● Exercise
The records follow. Print, word for word, the first line through the "d.V = cv.piece<double>(Pz * 6);" line.

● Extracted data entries
static void ba_layout_main(Carver& cv, const ptam_ba* ba, BaDev& d, Prep& p) {
    PrepDev& q = p.q;
    const bool det = ba->k7.det;
    const size_t Mz = std::max(p.M, 1), Pz = std::max(p.P_all, 1), Cz = std::max(p.C, 1), Fz = std::max(p.F, 1), Maz = std::max(p.Mall, 1);
    const size_t n_dtiles = (size_t)p.n_dtiles;
    (void)cv.take(Cz * 96);
    d.pose[1] = cv.piece<double>(Cz * 12);
    d.pt[0] = cv.piece<double>(Pz * 3), d.pt[1] = cv.piece<double>(Pz * 3);
    d.V = cv.piece<double>(Pz * 6);
    d.epsB = cv.piece<double>(Pz * 3);
    d.Vinv = cv.piece<double>(Pz * 9);
    d.rowptr = cv.piece<int>(Pz + 1);
    d.cut = cv.piece<double>(ba->use_wave ? (size_t)((p.M + 63) / 64) * 2 * 9 : 1);
    if (!ba->use_wave) d.cut = nullptr;
    d.m_cam = cv.piece<int>(Mz), d.m_pt = cv.piece<int>(Mz);
    d.m_found = cv.piece<double2>(Mz);
    d.m_s = cv.piece<double>(Mz);
    d.m_orig = cv.piece<int>(Mz), d.m_fidx = cv.piece<int>(Mz);
    d.m_state = cv.piece<uint8_t>(Mz);
    d.m_e2 = cv.piece<double>(Mz), d.m_e2t = cv.piece<double>(Mz);
    d.m_zbad_t = cv.piece<uint8_t>(Mz);
    d.W = cv.piece<double>((Mz + 1) * 18);
    d.Usplit = cv.piece<double>(Fz * 27 * 16);
    d.Upart = cv.piece<double>((size_t)std::max(d.grid_acc, det ? p.n_dtiles : 1) * Fz * 27);
    d.Adet = cv.piece<double>(det ? Mz * 14 : 1);
    if (!det) d.Adet = nullptr;
    d.cam_ptr = cv.piece<int>(det ? n_dtiles * (Fz + 1) : 2), d.cam_meas = cv.piece<int>(det ? Mz : 2);
    p.tile_free = cv.piece<int>(det ? n_dtiles + 1 : 2);
    d.err_part = cv.piece<double>(std::max<size_t>(p.chunks_cap, (size_t)d.grid_acc) * 2 + 2);
    d.bad_part = cv.piece<int>((size_t)d.grid_acc + 4);
    d.chunks = cv.piece<BaChunk>(p.chunks_cap), d.wchunks = cv.piece<BaChunk>(1);
    d.hist = cv.piece<unsigned>(2 * HIST_BINS);
    d.cand = cv.piece<double>(Mz);
    const size_t npad = std::max(d.npad, SOLVE_NB), nblk = npad / SOLVE_NB;
    const size_t se_full = se_size((int)nblk, (int)nblk - 1), n_flags = ba_solve_flag_bytes((int)nblk) / sizeof(unsigned);
    d.SE = cv.piece<double>(se_full + npad + 8);
    d.L = cv.piece<double>(se_full);
    d.Dg = cv.piece<double>(npad), d.y = cv.piece<double>(npad), d.da = cv.piece<double>(npad);
    d.sumsq2 = cv.piece<double>(2);
    d.bw_scratch = cv.piece<double>(npad * 12);
    d.sflags = cv.piece<unsigned>(n_flags), d.sflags2 = cv.piece<unsigned>(n_flags);
    d.SE2 = cv.piece<double>(se_full + npad + 8);
    d.L2 = cv.piece<double>(se_full);
    d.Dg2 = cv.piece<double>(npad), d.y2 = cv.piece<double>(npad);
    d.outliers = cv.piece<int>(Mz);
    d.sc = cv.piece<BaScalars>(1), d.dbg = cv.piece<long long>(8192);
    p.xchg = cv.piece<double>(512);
    const size_t hist_n = (size_t)8 * std::max(p.n_pairs, 1) * 16;
    q.cnt = cv.piece<int>(Pz);
    q.tcode = cv.piece<unsigned long long>(Pz * (size_t)p.nw);
    q.hist = cv.piece<int>(hist_n);
    p.clear_bytes = cv.off;
    p.small = cv.piece<char>(p.small_bytes);
    Carver sm{p.small};
    const PrepSmall s = ba_layout_small(sm, Cz, p.pair_order.size());
    q.ps = s.ps, d.pose[0] = s.pose, d.cam_free = s.cam_free, q.pair_order = s.pair_order;
    p.r_dead = cv.piece<uint8_t>(Maz);
    p.pts_raw = cv.piece<double>(Pz * 3);
    q.start = cv.piece<int>(Pz + 1), q.dense_of = cv.piece<int>(Pz);
    q.pt_orig = cv.piece<int>(Pz);
    q.arr = cv.piece<int>(Maz);
    q.tmp_i = cv.piece<int>(Mz), q.tmp_key = cv.piece<int>(Mz);
    q.ptile = cv.piece<int4>(Mz);
    q.kp = cv.piece<int>(Pz), q.costp = cv.piece<int>(Pz);
// ... 461 lines not shown
            hipLaunchKernelGGL(unpack2_kernel, dim3(1), dim3(1), 0, ctx->stream, d.sc, (const double*)ba->d_xchg, 0);
        }
    }
    return PTAM_OK;
}

static int ba_ensure_mailbox(ptam_ba* ba) {
    if (ba->mbox) return PTAM_OK;
    void* h = nullptr;
    size_t cap = 0;
    if (int rc = ctx_block_take(ba->ctx, CTX_MEM_MAPPED, sizeof(ptam_ba::Mailbox), &h, &cap)) return rc;
    std::memset(h, 0, sizeof(ptam_ba::Mailbox));
    void* dv = nullptr;
    HIP_TRY(hipHostGetDevicePointer(&dv, h, 0));
    ba->mbox = (ptam_ba::Mailbox*)h;
    ba->mbox_dev = (ptam_ba::Mailbox*)dv;
    return PTAM_OK;
}
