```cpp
struct Ctx {
    int device = 0;
    uint32_t* err_word = nullptr;
    Options opt;
    std::mutex mu;
    LaunchStats st;
};
extern thread_local Ctx* g_cur_ctx;
Options default_options();
inline Options cur_options() { return g_cur_ctx ? g_cur_ctx->opt : default_options(); }
inline int k1_wave_mode() {
    const int64_t o = cur_options().k1_wave;
    if (o >= 0) return int(o > 2 ? 2 : o);
    const char* e = env_str("VXG_K1_WAVE");
    if (!e) return 1;
    return e[0] == '0' ? 0 : (e[0] == 'f' ? 2 : 1);
}
void note_k1w_launch(uint32_t bpw, uint32_t bpw_max, uint64_t groups);

vxg_status set_error(vxg_status s, const std::string& msg);
vxg_status hip_check(hipError_t e, const char* what);

struct DevTables {
    std::vector<void*> allocs;
    std::vector<std::pair<void*, std::vector<uint8_t>>> uploads;
    template <class E>
    vxg_status table(size_t n, E** host, const E** dev) {
        void* d = nullptr;
        const hipError_t e = hipMalloc(&d, n * sizeof(E) + 16);
        if (e != hipSuccess) return hip_check(e, "hipMalloc (plan chunk table)");
        allocs.push_back(d);
        uploads.emplace_back(d, std::vector<uint8_t>(n * sizeof(E), 0));
        *host = reinterpret_cast<E*>(uploads.back().second.data());
        *dev = static_cast<const E*>(d);
        return VXG_OK;
    }
    vxg_status upload() {
        for (auto& u : uploads) {
            const hipError_t e = hipMemcpy(u.first, u.second.data(), u.second.size(), hipMemcpyHostToDevice);
            if (e != hipSuccess) return hip_check(e, "plan chunk table upload");
        }
        uploads.clear();
        return VXG_OK;
    }
};

template <class E, class Key>
__device__ __forceinline__ uint32_t ext_chunk_index(const E* __restrict__ ext, uint32_t n, uint64_t g, Key key) {
    const uint32_t lane = threadIdx.x & 63u;
    uint32_t cnt = 0;
    for (uint32_t base = 0; base < n; base += 256) {
        uint64_t kv[4];
#pragma unroll
        for (int k = 0; k < 4; k++) {
            const uint32_t i = base + 64u * uint32_t(k) + lane;
            kv[k] = uint64_t(key(ext[i < n ? i : n - 1]));
        }
#pragma unroll
        for (int k = 0; k < 4; k++) {
            const bool le = base + 64u * uint32_t(k) + lane < n && kv[k] <= g;
            cnt += uint32_t(__popcll(__ballot(le)));
        }
    }
    return cnt ? cnt - 1 : 0;
}

template <class E, class Key>
__device__ __forceinline__ uint32_t ext_chunk_index_gpe(const E* __restrict__ ext, uint32_t n, uint64_t g, uint64_t gpe,
                                                        Key key) {
    if (gpe) {
        const uint32_t q = uint32_t(g) / uint32_t(gpe);
        const uint32_t ci = __builtin_amdgcn_readfirstlane(q < n - 1 ? q : n - 1);
        const uint64_t f0 = uint64_t(key(ext[ci]));
        const uint64_t f1 = ci + 1 < n ? uint64_t(key(ext[ci + 1])) : ~0ull;
        if (f0 <= g && g < f1) return ci;
    }
    return ext_chunk_index(ext, n, g, key);
}
inline uint64_t common_groups(const uint64_t* counts, size_t n) {
    if (n == 0 || counts[0] == 0) return 0;
    for (size_t i = 1; i + 1 < n; i++)
        if (counts[i] != counts[0]) return 0;
    return counts[n - 1] <= counts[0] ? counts[0] : 0;
}

enum class Epi : int { Plain = 0, For = 1, ForZigZag = 2, AlpF32 = 3, AlpF64 = 4, Dict = 5 };

struct UnpackArgs {
    const uint8_t* packed;
    void* out;
    uint64_t n_blocks;
    uint32_t offset;
    uint64_t len;
    uint64_t reference;
    uint32_t shift;
    double alp_a, alp_b;
    const void* dict;
    uint64_t dict_len;
    uint32_t* err;
};

struct ChunkDev {
    const uint8_t* packed;
    void* out;
    uint64_t n_blocks;
    uint64_t len;
    uint64_t first_group;
    uint64_t reference;
    double alp_a, alp_b;
    const void* dict;
    uint64_t dict_len;
    uint32_t offset;
    uint32_t shift;
};
constexpr int kArgChunks = 32;
struct ChunkTable;

vxg_status launch_fl_unpack(int T, int W, Epi epi, int value_width, const ChunkTable& tab, uint64_t groups,
                            hipStream_t s);

struct IntCol {
    const void* p;
    int width;
    bool sgn;
    bool packed;
    uint32_t W;
    uint32_t shift;
    uint32_t offset;
    uint64_t reference;
};
struct PatchCol {
    IntCol idx;
    const void* vals;
    uint64_t n;
    uint64_t idx_off;
};

struct ChunkTable {
    ChunkDev c[kArgChunks];
    uint32_t n;
    uint32_t* err;
    const ChunkDev* ext;
    ChunkDev* host;
    PatchCol patch;
    uint32_t bpw;
};

inline uint64_t split_below_groups() {
    static const uint64_t v = env_u64("VXG_SPLIT_BELOW", 1024);
    return v;
}

enum class K1Kind { None, Reg, RegSplit, Wave };
struct K1Choice { K1Kind kind; bool lds; };
inline K1Choice k1_choose(int T, int W, Epi epi, bool is_ext, uint64_t groups32, bool lds_ok, int mode,
                          uint64_t split_below) {
    if (groups32 == 0) return {K1Kind::None, false};
    const bool can_split = (T == 32 || T == 64) && W > 0;
    const bool split = can_split && groups32 < split_below;
    constexpr uint64_t kExtWaveGroups = 128;
    const bool big = !split || (is_ext && groups32 >= kExtWaveGroups);
    const bool lds = epi == Epi::Dict && lds_ok;
    if (mode == 2 || (mode == 1 && big && epi != Epi::Dict)) return {K1Kind::Wave, lds};
    return {(is_ext ? can_split : split) ? K1Kind::RegSplit : K1Kind::Reg, lds};
}

vxg_status launch_patch(int val_width, const IntCol& indices, Epi epi, int T, void* out, uint64_t out_len,
                        uint64_t indices_offset, const void* values, uint64_t n, const UnpackArgs& ep,
                        hipStream_t s);

vxg_status launch_for(int width, const void* in, uint64_t n, uint64_t ref, unsigned shift,
                      bool zigzag, void* out, hipStream_t s);
vxg_status launch_zigzag(int width, const void* in, uint64_t n, void* out, hipStream_t s);
vxg_status launch_alp(int float_ptype, const void* enc, uint64_t n, double a, double b, void* out,
                      hipStream_t s);
vxg_status launch_take(int value_width, const void* values, uint64_t n_values, int code_width, bool code_signed,
                       const void* codes, uint64_t n, void* out, uint32_t* err, hipStream_t s);
vxg_status launch_alprd(int float_ptype, const uint16_t* left, const uint16_t* dict, unsigned dict_len,
                        unsigned right_bw, const void* right, uint64_t n, const void* exc_pos,
                        int pos_width, bool pos_signed, uint64_t pos_off, const uint16_t* exc,
                        uint64_t n_exc, void* out, uint32_t* err, hipStream_t s);
vxg_status launch_copy_bits(void* dst, uint64_t dst_off, const uint8_t* src, uint64_t src_off, uint64_t n,
                            bool set_all, hipStream_t s);
vxg_status launch_roaring_bool(const uint8_t* buf, uint64_t n, uint64_t len, void* bits, uint64_t off, uint32_t* err,
                               hipStream_t s);
vxg_status launch_runend_bool(const void* ends, int ew, uint64_t n_runs, uint64_t offset, bool start, uint64_t len,
                              void* dst, uint64_t dst_off, uint32_t* err, hipStream_t s);
vxg_status launch_bytebool(const uint8_t* src, uint64_t n, void* dst, uint64_t dst_off, hipStream_t s);
vxg_status launch_assign_bits_at(void* dst, uint64_t dst_off, const void* idx, int iw, bool isg, uint64_t ioff,
                                 uint64_t n, uint64_t len, const uint8_t* vals, hipStream_t s);
vxg_status launch_gather_bits(void* dst, const void* codes, int cw, bool csg, uint64_t n, const uint8_t* src,
                              uint64_t n_values, uint32_t* err, hipStream_t s);
vxg_status launch_set_bits_at(void* dst, const void* idx, int iw, bool isg, uint64_t off, uint64_t n,
                              uint64_t len, hipStream_t s);
vxg_status launch_sum(const void* p, int w, bool sg, uint64_t n, void* out_u64, hipStream_t s);
vxg_status fl_plain_8(int W, Epi epi, const ChunkTable& t, uint64_t g, hipStream_t s);
vxg_status fl_plain_16(int W, Epi epi, const ChunkTable& t, uint64_t g, hipStream_t s);
vxg_status fl_plain_32(int W, Epi epi, const ChunkTable& t, uint64_t g, hipStream_t s);
vxg_status fl_plain_64(int W, Epi epi, const ChunkTable& t, uint64_t g, hipStream_t s);
vxg_status fl_alp(int T, int W, Epi epi, const ChunkTable& t, uint64_t g, hipStream_t s);
vxg_status launch_dict_rows(int T, int W, const ChunkTable& tab, hipStream_t s);
#define VXG_DECL_DICT(VW) vxg_status fl_dict_##VW(int T, int W, const ChunkTable& t, uint64_t g, hipStream_t s);
VXG_DECL_DICT(1)
VXG_DECL_DICT(2)
VXG_DECL_DICT(4)
VXG_DECL_DICT(8)
#undef VXG_DECL_DICT
constexpr int kDictFusedMaxW = 16;
vxg_status launch_delta(int width, const void* bases, const void* deltas, uint64_t n_deltas,
                        uint64_t offset, uint64_t len, void* out, hipStream_t s);
struct RunEndChunk {
    IntCol ends;
    IntCol values;
    void* out;
    uint64_t n_runs;
    uint64_t offset;
    uint64_t len;
    uint64_t first_group;
};
vxg_status launch_runend(int value_width, const RunEndChunk& chunk, uint32_t* err, hipStream_t s);
constexpr uint64_t kRunEndSpan = 4096;
constexpr int kRunEndArgChunks = 32;
struct RunEndTable {
    RunEndChunk c[kRunEndArgChunks];
    uint32_t n;
    uint32_t* err;
    const RunEndChunk* ext;
};
vxg_status launch_runend_chunks(int value_width, const RunEndTable& t, uint64_t groups, hipStream_t s);
constexpr uint64_t kRunEndShortRun = 16;
constexpr uint64_t kRunEndRunsPerGroup = 1024;
vxg_status launch_runend_runs(int value_width, const RunEndTable& t, uint64_t groups, hipStream_t s);

struct VarBinChunk {
    const uint8_t* src;
    uint8_t* dst;
    const void* offsets;
    uint8_t* views;
    uint64_t bytes;
    uint64_t n;
    uint64_t first_group;
    uint32_t offs_width;
    uint32_t bidx;
};
constexpr int kVarBinArgChunks = 48;
struct VarBinTable {
    VarBinChunk c[kVarBinArgChunks];
    uint32_t n;
    const VarBinChunk* ext;
    uint32_t* err;
};
vxg_status launch_varbin_chunks(const VarBinTable& t, uint64_t groups, hipStream_t s);

vxg_status launch_copy_bytes(void* dst, const void* src, uint64_t n, hipStream_t s);
vxg_status launch_fill(int value_width, const uint8_t* scalar16, uint64_t n, void* out,
                       hipStream_t s);
struct FsstChunk {
    const uint64_t* symbols;
    const uint8_t* sym_lens;
    const uint8_t* codes;
    const uint8_t* validity;
    uint8_t* heap;
    uint8_t* views;
    IntCol offs;
    IntCol lens;
    uint64_t n;
    uint64_t heap_len;
    uint64_t first_tile;
    uint64_t first_scan;
    uint32_t n_symbols;
    uint32_t bidx;
};
constexpr int kFsstArgChunks = 24;
struct FsstTable {
    FsstChunk c[kFsstArgChunks];
    uint32_t n;
    const FsstChunk* ext;
};
uint64_t fsst_scratch_bytes(uint64_t n);
uint64_t fsst_chunks_scratch_bytes(const FsstChunk* chunks, size_t n_chunks);
struct FsstFusedArgs {
    const FsstChunk* ext;
    const int64_t* tp;
    const int64_t* bt;
    const int64_t* tc;
    const uint32_t* wg_chunk;
    uint64_t tiles;
    uint64_t mix;
    uint64_t prepass;
    uint64_t delay;
    const uint32_t* scan_chunk;
    uint32_t tag;
};
bool is_fsst_fused_kernel(const void* func);
struct FsstFused {
    bool valid = false;
    int oa = 0, la = 0;
    FsstFusedArgs a{};
};
hipError_t fsst_diag_init();
vxg_status launch_fsst_batch(std::vector<FsstChunk>& chunks, void* scratch, uint32_t* err, hipStream_t s,
                             DevTables* dt = nullptr, FsstFused* fuse = nullptr);
vxg_status launch_varbin_views(const uint8_t* heap, uint64_t heap_len, int offs_width, const void* offsets, uint64_t n,
                               const uint8_t* validity, uint32_t bidx, uint8_t* views, uint32_t* err, hipStream_t s);
vxg_status launch_views_rebase(const uint8_t* src, uint64_t n, uint32_t add, uint8_t* dst, hipStream_t s);

}
```

Baseline: 4898.

## Pack chunk tables into compact kernel arguments to cut launch count

Adds a compact 40-byte per-chunk argument format, plus a packed VarBin format, so up to 96 K1 chunks (92 VarBin chunks) fit in the kernel-argument block. Previously the limit was 32 (48 for VarBin), after which work split into more launches or needed a device table. Kernels expand the compact entries on device and recompute block counts and ALP factors from small indices. It also adds launch counters and an option to cap compact chunk length. The cost is extra per-block decode work and host-side packing checks. For a single large u32 column this may rarely trigger.

```diff
diff --git a/vortex_amd/arrays.py b/vortex_amd/arrays.py
--- a/vortex_amd/arrays.py
+++ b/vortex_amd/arrays.py
@@ -457,7 +457,8 @@
         _lib.check(self.lib.vxg_stream_sync(self.handle, self.stream_ptr()))
 
     _OPTIONS = {"k1w_min_groups": _lib.OPT_K1W_MIN_GROUPS, "k1w_bpw": _lib.OPT_K1W_BPW,
-                "k1_wave": _lib.OPT_K1_WAVE}
+                "k1_wave": _lib.OPT_K1_WAVE,
+                "compact_max_len": 1000, "k1_launches": 1001, "runend_launches": 1002, "varbin_launches": 1003}
 
     def set_option(self, name: str, value: int):
         _lib.check(self.lib.vxg_set_option(self.handle, self._OPTIONS[name], int(value)))
diff --git a/vortex_amd/csrc/capi.hip b/vortex_amd/csrc/capi.hip
--- a/vortex_amd/csrc/capi.hip
+++ b/vortex_amd/csrc/capi.hip
@@ -128,6 +128,10 @@
         if (value < -1 || value > 2) return set_error(VXG_ERR_INVALID_ARGUMENT, "K1_WAVE must be -1, 0, 1 or 2");
         o.k1_wave = value;
         return VXG_OK;
+    case kOptCompactMaxLen:
+        if (value < 0 || value > 0xFFFFFFFFll) return set_error(VXG_ERR_INVALID_ARGUMENT, "compact chunk length limit out of range");
+        o.compact_max_len = value;
+        return VXG_OK;
     }
     return set_error(VXG_ERR_INVALID_ARGUMENT, "unknown option " + std::to_string(option));
 }
@@ -139,6 +143,16 @@
     case VXG_OPT_K1W_MIN_GROUPS: *value = o.k1w_min_groups; return VXG_OK;
     case VXG_OPT_K1W_BPW: *value = o.k1w_bpw; return VXG_OK;
     case VXG_OPT_K1_WAVE: *value = o.k1_wave; return VXG_OK;
+    case kOptCompactMaxLen: *value = o.compact_max_len; return VXG_OK;
+    case kOptK1Launches:
+    case kOptRunEndLaunches:
+    case kOptVarBinLaunches: {
+        std::lock_guard<std::mutex> lk(ctx->c.mu);
+        const LaunchStats& st = ctx->c.st;
+        *value = int64_t(option == kOptK1Launches ? st.k1_launches
+                                                  : (option == kOptRunEndLaunches ? st.runend_launches : st.varbin_launches));
+        return VXG_OK;
+    }
     }
     return set_error(VXG_ERR_INVALID_ARGUMENT, "unknown option " + std::to_string(option));
 }
diff --git a/vortex_amd/csrc/chunk_arg.hpp b/vortex_amd/csrc/chunk_arg.hpp
--- /dev/null
+++ b/vortex_amd/csrc/chunk_arg.hpp
@@ -0,0 +1,199 @@
+#pragma once
+
+#include <cstdint>
+#include <cstring>
+
+#if defined(__HIPCC__)
+#define VXG_HD __host__ __device__
+#else
+#define VXG_HD
+#endif
+
+namespace vxg {
+
+enum class Epi : int { Plain = 0, For = 1, ForZigZag = 2, AlpF32 = 3, AlpF64 = 4, Dict = 5 };
+
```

● Task output
static void ba_layout_main(Carver& cv, const ptam_ba* ba, BaDev& d, Prep& p) {
    PrepDev& q = p.q;
    const bool det = ba->k7.det;
    const size_t Mz = std::max(p.M, 1), Pz = std::max(p.P_all, 1), Cz = std::max(p.C, 1), Fz = std::max(p.F, 1), Maz = std::max(p.Mall, 1);
    const size_t n_dtiles = (size_t)p.n_dtiles;
    (void)cv.take(Cz * 96);
    d.pose[1] = cv.piece<double>(Cz * 12);
    d.pt[0] = cv.piece<double>(Pz * 3), d.pt[1] = cv.piece<double>(Pz * 3);
    d.V = cv.piece<double>(Pz * 6);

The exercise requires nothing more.